Academic Integrity Statement: You must adhere to the university regulations on academic conduct. Formal inquiry proceedings will be instigated if there is any suspicion of plagiarism or any other form of misconduct in your work. Refer to the University’s Assessment Regulations for Northumbria Awards if you are unclear as to the meaning of these terms. The latest copy is available on the University website.
· Do NOT submit code from other people or web sources as your own, this is plagiarism.
· Do NOT buy your assignments on the Internet or submit work written for you by others. This is ghosting.
· For the individual element Do NOT work with other students and submit identical code, this is collusion.
· Both plagiarism, ghosting, and collusion are academic misconduct, which is not allowed.

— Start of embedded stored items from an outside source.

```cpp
struct dnm_mat {
  std::vector<int64_t> masks, mask_offsets, signs;
  std::vector<double> real_coeffs;
  dnm::SubOwned left, right;
  int64_t M = 0, N = 0, m_local = 0, n_local = 0;
  int64_t row0 = 0;
  bool sc_pair = false;
  bool use_sc3 = false;
  std::unique_ptr<dnm::Sc3Mat> sc3;
  int64_t rows_local = 0;
  int64_t win_min = 0, win_max = -1;
  int rank = 0, nranks = 1;
  int flags = 0;
  bool xparity = false;
  bool host_only = false;

  bool hypercube = false;
  bool real_packed = false;
  dnm::OpForm op;
  dnm::Plan plan;
  std::vector<std::unique_ptr<dnm::PassOnDevice>> local_passes, remote_passes;

  dnm::DevBuf d_masks, d_offsets, d_signs, d_rcoeffs;
  dnm::DevMsc dmsc{};
  dnm::DevBuf d_pmasks, d_poffsets, d_psigns, d_prcoeffs;
  dnm::DevMsc dmsc_sc3{};
  dnm::DevBuf d_sclow;
  dnm::ScLow sclow{};
  dnm::DevBuf d_scblock;
  dnm::DevBuf d_scperm;
  dnm::ScBlock scblock{};
  bool row_fuse = true;
  int sc_nfast = 0;
  double expm_tstep = 0.0;
  int expm_m = 0;
  int expm_bound = 0;
  dnm::DevBuf d_scmasks;

  dnm_mat *tr_lo = nullptr, *tr_hi = nullptr;
  int tr_f = -1;
  ~dnm_mat();

  dnm::DevBuf diag;
  bool have_diag = false;
  double nrm = -1.0;
// ... 3 lines not shown
```

### dynamite_amd/csrc/matvec_kernels.hip

```cpp
#include <algorithm>
#include <cstdint>
#include <cstdlib>

#include "kernels.h"

namespace dnm {

typedef double2 c128;

#define GLOBAL_AS __attribute__((address_space(1)))
#define LDS_AS __attribute__((address_space(3)))

typedef double d2v __attribute__((ext_vector_type(2)));

typedef const __attribute__((address_space(4))) DevQuad CQuad;

__device__ __forceinline__ void store_through(c128 *p, double re, double im) {
  d2v v = {re, im};
  asm volatile("global_store_dwordx4 %0, %1, off sc1\n\ts_nop 1" ::"v"(p), "v"(v) : "memory");
}
__device__ __forceinline__ void store_streaming(c128 *p, double re, double im) {
  d2v v = {re, im};
  __builtin_nontemporal_store(v, reinterpret_cast<d2v *>(p));
}
// ... 105 lines not shown
      ar[k] = fma(cre, xv[k].x, ar[k]);
      ai[k] = fma(cre, xv[k].y, ai[k]);
      if constexpr (CPLX) {
        const double cim = flip_sign(a2, (uint32_t)__popc(k & s2) & 1u) + flip_sign(a3, (uint32_t)__popc(k & s3) & 1u);
        ar[k] = fma(-cim, xv[k].y, ar[k]);
        ai[k] = fma(cim, xv[k].x, ai[k]);
      }
    }
  }
}
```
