@@ -55,15 +78,24 @@
         const float4 b4 = bias ? *reinterpret_cast<const float4*>(bias + i * 32 + 8 * q + 4 * hi) : make_float4(0.f, 0.f, 0.f, 0.f);
         float v0 = acc[i][4 * q] + b4.x, v1 = acc[i][4 * q + 1] + b4.y, v2 = acc[i][4 * q + 2] + b4.z, v3 = acc[i][4 * q + 3] + b4.w;
         if (relu) { v0 = fmaxf(v0, 0.f); v1 = fmaxf(v1, 0.f); v2 = fmaxf(v2, 0.f); v3 = fmaxf(v3, 0.f); }
-        *reinterpret_cast<uint2*>(my + l31 * RS + (i * 32 + 8 * q + 4 * hi) * 2) = make_uint2(pack_bf16x2(v0, v1), pack_bf16x2(v2, v3));
+        if constexpr (PAIR) {
+          uint2 h2, l2;
+          split4f(v0, v1, v2, v3, h2, l2);
+          unsigned char* d = my + l31 * RS + i * 128 + (8 * q + 4 * hi) * 2;
+          *reinterpret_cast<uint2*>(d) = h2;
+          *reinterpret_cast<uint2*>(d + 64) = l2;
+        } else {
+          *reinterpret_cast<uint2*>(my + l31 * RS + (i * 32 + 8 * q + 4 * hi) * 2) = make_uint2(pack_bf16x2(v0, v1), pack_bf16x2(v2, v3));
+        }
       }
     __builtin_amdgcn_wave_barrier();
     asm volatile("s_waitcnt lgkmcnt(0)" ::: "memory");
     const int tx = t % tiles_x, r = t / tiles_x, oy = r % Ho, n = r / Ho;
     bf16_t* yrow = y + (long)n * y_img_stride + ((long)oy * Wo + tx * 32) * ldy;
+    constexpr int CPP = 8 * PL;
 #pragma unroll
-    for (int it = 0; it < 4; ++it) {
-      const int px = it * 8 + (lane >> 3), ch = lane & 7;
+    for (int it = 0; it < 32 * CPP / 64; ++it) {
+      const int px = it * (64 / CPP) + lane / CPP, ch = lane % CPP;
       const uint4 v = *reinterpret_cast<const uint4*>(my + px * RS + ch * 16);
       if (tx * 32 + px < Wo) *reinterpret_cast<uint4*>(yrow + (long)px * ldy + ch * 8) = v;
     }
@@ -72,19 +104,33 @@
   }
 }
 
-extern "C" int far3d_stem_conv(const float* img, const void* w, const float* bias, void* y, int N, int H, int W, int ldy, long y_img_stride,
-                               int act, void* stream) {
+static int stem_conv_launch(const float* img, const void* w, const float* bias, void* y, int pair, int N, int H, int W, int ldy, long y_img_stride,
+                            int act, void* stream) {
   FAR3D_CHECK_ARG(img && w && y, "far3d_stem_conv: null pointer argument");
   FAR3D_CHECK_ARG(N > 0 && H > 1 && W > 1 && (long)3 * H * W < (1L << 24), "far3d_stem_conv: bad image size N=%d H=%d W=%d (3*H*W < 2^24)", N, H, W);
   FAR3D_CHECK_ARG(act == ACT_NONE || act == ACT_RELU, "far3d_stem_conv: activation none or ReLU");
-  FAR3D_CHECK_ARG(((uintptr_t)y % 16) == 0 && ((uintptr_t)w % 16) == 0 && ldy >= 64 && ldy % 8 == 0 && y_img_stride % 8 == 0,
-                  "far3d_stem_conv: y / w must be 16-byte aligned, pixel stride a multiple of 8 elements (>= 64)");
+  FAR3D_CHECK_ARG(((uintptr_t)y % 16) == 0 && ((uintptr_t)w % 16) == 0 && ldy >= (pair ? 128 : 64) && ldy % 8 == 0 && y_img_stride % 8 == 0,
+                  "far3d_stem_conv: y / w must be 16-byte aligned, pixel stride a multiple of 8 elements (>= 64, pair storage >= 128)");
   const int Ho = (H - 1) / 2 + 1, Wo = (W - 1) / 2 + 1;
   const int tiles_x = (Wo + 31) / 32, ntiles = N * Ho * tiles_x;
   int blocks = (ntiles + 3) / 4;
   if (blocks > 4096) blocks = 4096;
-  hipLaunchKernelGGL(stem_conv_kernel, dim3((unsigned)blocks), dim3(256), 0, (hipStream_t)stream, img, (const bf16_t*)w, bias, (bf16_t*)y, N, H, W, Ho, Wo,
-                     ldy, y_img_stride, tiles_x, ntiles, act == ACT_RELU ? 1 : 0);
+  if (pair)
+    hipLaunchKernelGGL(stem_conv_kernel<true>, dim3((unsigned)blocks), dim3(256), 0, (hipStream_t)stream, img, (const bf16_t*)w, bias, (bf16_t*)y, N, H, W, Ho, Wo,
+                       ldy, y_img_stride, tiles_x, ntiles, act == ACT_RELU ? 1 : 0);
+  else
+    hipLaunchKernelGGL(stem_conv_kernel<false>, dim3((unsigned)blocks), dim3(256), 0, (hipStream_t)stream, img, (const bf16_t*)w, bias, (bf16_t*)y, N, H, W, Ho, Wo,
+                       ldy, y_img_stride, tiles_x, ntiles, act == ACT_RELU ? 1 : 0);
   FAR3D_CHECK_LAUNCH("far3d_stem_conv");
   return FAR3D_OK;
 }
+
+extern "C" int far3d_stem_conv(const float* img, const void* w, const float* bias, void* y, int N, int H, int W, int ldy, long y_img_stride,
+                               int act, void* stream) {
+  return stem_conv_launch(img, w, bias, y, 0, N, H, W, ldy, y_img_stride, act, stream);
+}
+
+extern "C" int far3d_stem_conv_pair(const float* img, const void* w, const float* bias, void* y, int N, int H, int W, int ldy, long y_img_stride,
+                                    int act, void* stream) {
+  return stem_conv_launch(img, w, bias, y, 1, N, H, W, ldy, y_img_stride, act, stream);
+}
diff --git a/far3d_amd/engine.py b/far3d_amd/engine.py
--- a/far3d_amd/engine.py
+++ b/far3d_amd/engine.py
@@ -357,8 +357,8 @@
         if esums is not None and not torch.cuda.is_current_stream_capturing():
             esums.zero_()
         egate = self._buf(("ese_gate", N), (N * max(spec["stage_out_ch"]),), torch.float32) if esums is not None else None
-        if act == torch.bfloat16 and not pair:
-            x = ops.stem_conv(img, self.bb["stem1"], act="relu")
+        if act == torch.bfloat16 and (not pair or self.bb["stem1"].terms == 3):
+            x = ops.stem_conv(img, self.bb["stem1"], act="relu", pair=pair)
         else:
             x = ops.stem_im2col(img, act, pair=pair)
             x = ops.conv2d_nhwc(x, self.bb["stem1"], act="relu")
diff --git a/far3d_amd/lib.py b/far3d_amd/lib.py
--- a/far3d_amd/lib.py
+++ b/far3d_amd/lib.py
@@ -42,6 +42,7 @@
     "far3d_maxpool3x3s2_nhwc": (c_int, [_p, c_int, _p] + [c_int] * 7 + [c_long, _p]),
     "far3d_stem_im2col": (c_int, [_p, _p, c_int, c_int, c_int, c_int, _p]),
     "far3d_stem_conv": (c_int, [_p, _p, _p, _p, c_int, c_int, c_int, c_int, c_long, c_int, _p]),
+    "far3d_stem_conv_pair": (c_int, [_p, _p, _p, _p, c_int, c_int, c_int, c_int, c_long, c_int, _p]),
     "far3d_proposal_select": (c_int, [_p, _p, c_int, c_int, c_int, c_int, _p, _p, _p, _p, _p, _p, c_int, c_float, c_int, _p]),
     "far3d_proposal_gather": (c_int, [_p, c_int, c_int, c_int, _p, _p, _p, _p, c_int, _p, _p, c_int, c_int, c_int, c_int,
                                       c_float, c_float, c_int, _p, _p, c_int, c_int, _p, c_float, _p, _p, _p, _p, c_int, _p, _p, _p]),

Failure to submit: The University requires all students to submit assessed coursework by the deadline stated in the assessment brief. Where coursework is submitted without approval after the published hand-in deadline, penalties will be applied as defined in the University Policy on the Late Submission of Work.
The aim of this assignment is to introduce a practical application of Big Data and Cloud Computing using a realistic big data problem. Students will implement a solution using an industry leading Cloud computing provider together with the distributed processing environment Apache Spark. This will involve the selection of problem appropriate Machine Learning algorithms and methods.
LO 1. Apply big data analytic algorithms, including those for visualization and cloud computing techniques to multi-terabyte datasets.
LO 2. Critically assess data analytic and machine learning algorithms to identify those that satisfy given big data problem requirements
LO 3. Critically evaluate and select appropriate big data analytic algorithms to solve a given problem, considering the processing time available and other aspects of the problem.
LO 4. Design and develop advanced big data applications that integrate with third party cloud computing services
LO 5. Critically assess the relationship between knowledge and the ethical and social interpretation of primary research using big data.
Portfolio Assignment: A collection of pieces of work
Individual Work: Work carried out by one person only
Group Work: Work carried out collaboratively seeking to improve each other’s elements
Peer Review: Critical analysis and subsequent grading of a social equal’s work
Semi-Formative: Training tasks assigned course credit to reward and ensure engagement.
Assignment Overview
The portfolio assignment is divided into components as follows:
Training Tasks (30%) |
Semi-formative elements of the portfolio constitute 30% of the assessment for this module and include, group, individual, and peer assessed work |
Combined Big Data Product and Report: (70%) |
Individual work – Combined Big Data Product and Report: This practical element is the final module assessment. |
|
|
Training Tasks
Training Task 1: Peer Reviewed Task (24%)
The objective of this task is to ensure that students have mastered these skills which are required for final module assessment:
1. Process a data set using the recommended software environment for the module.
2. Explaining the logical reasoning behind your code.
This work will be peer assessed as recommended the British Computer Society. That is, you will critically assess the work of fellow students (your peers) and THEY will assess yours.
In detail:
1. You will create a Jupyter notebook based the scenario below (which is derived from weekly worksheets 1-4) explaining your code using notebook embedded Markdown (i.e. formatted text, not just comments)
2. You will post your notebook to the module discussion board on Blackboard
3. You will then mark (i.e. peer review) the submission preceding yours on the discussion board, and the one following it, using the marking scheme below and post these mark sheets
4. Your mark for this task will be the average of your peer marks.
Scenario:
Suppose you are a police department with a limited budget. You plan to reduce road-traffic accidents by a one-month targeted advertising campaign.
Using the given dataset, which gender, age group, and month would be the largest target group as indicated by positive breath tests?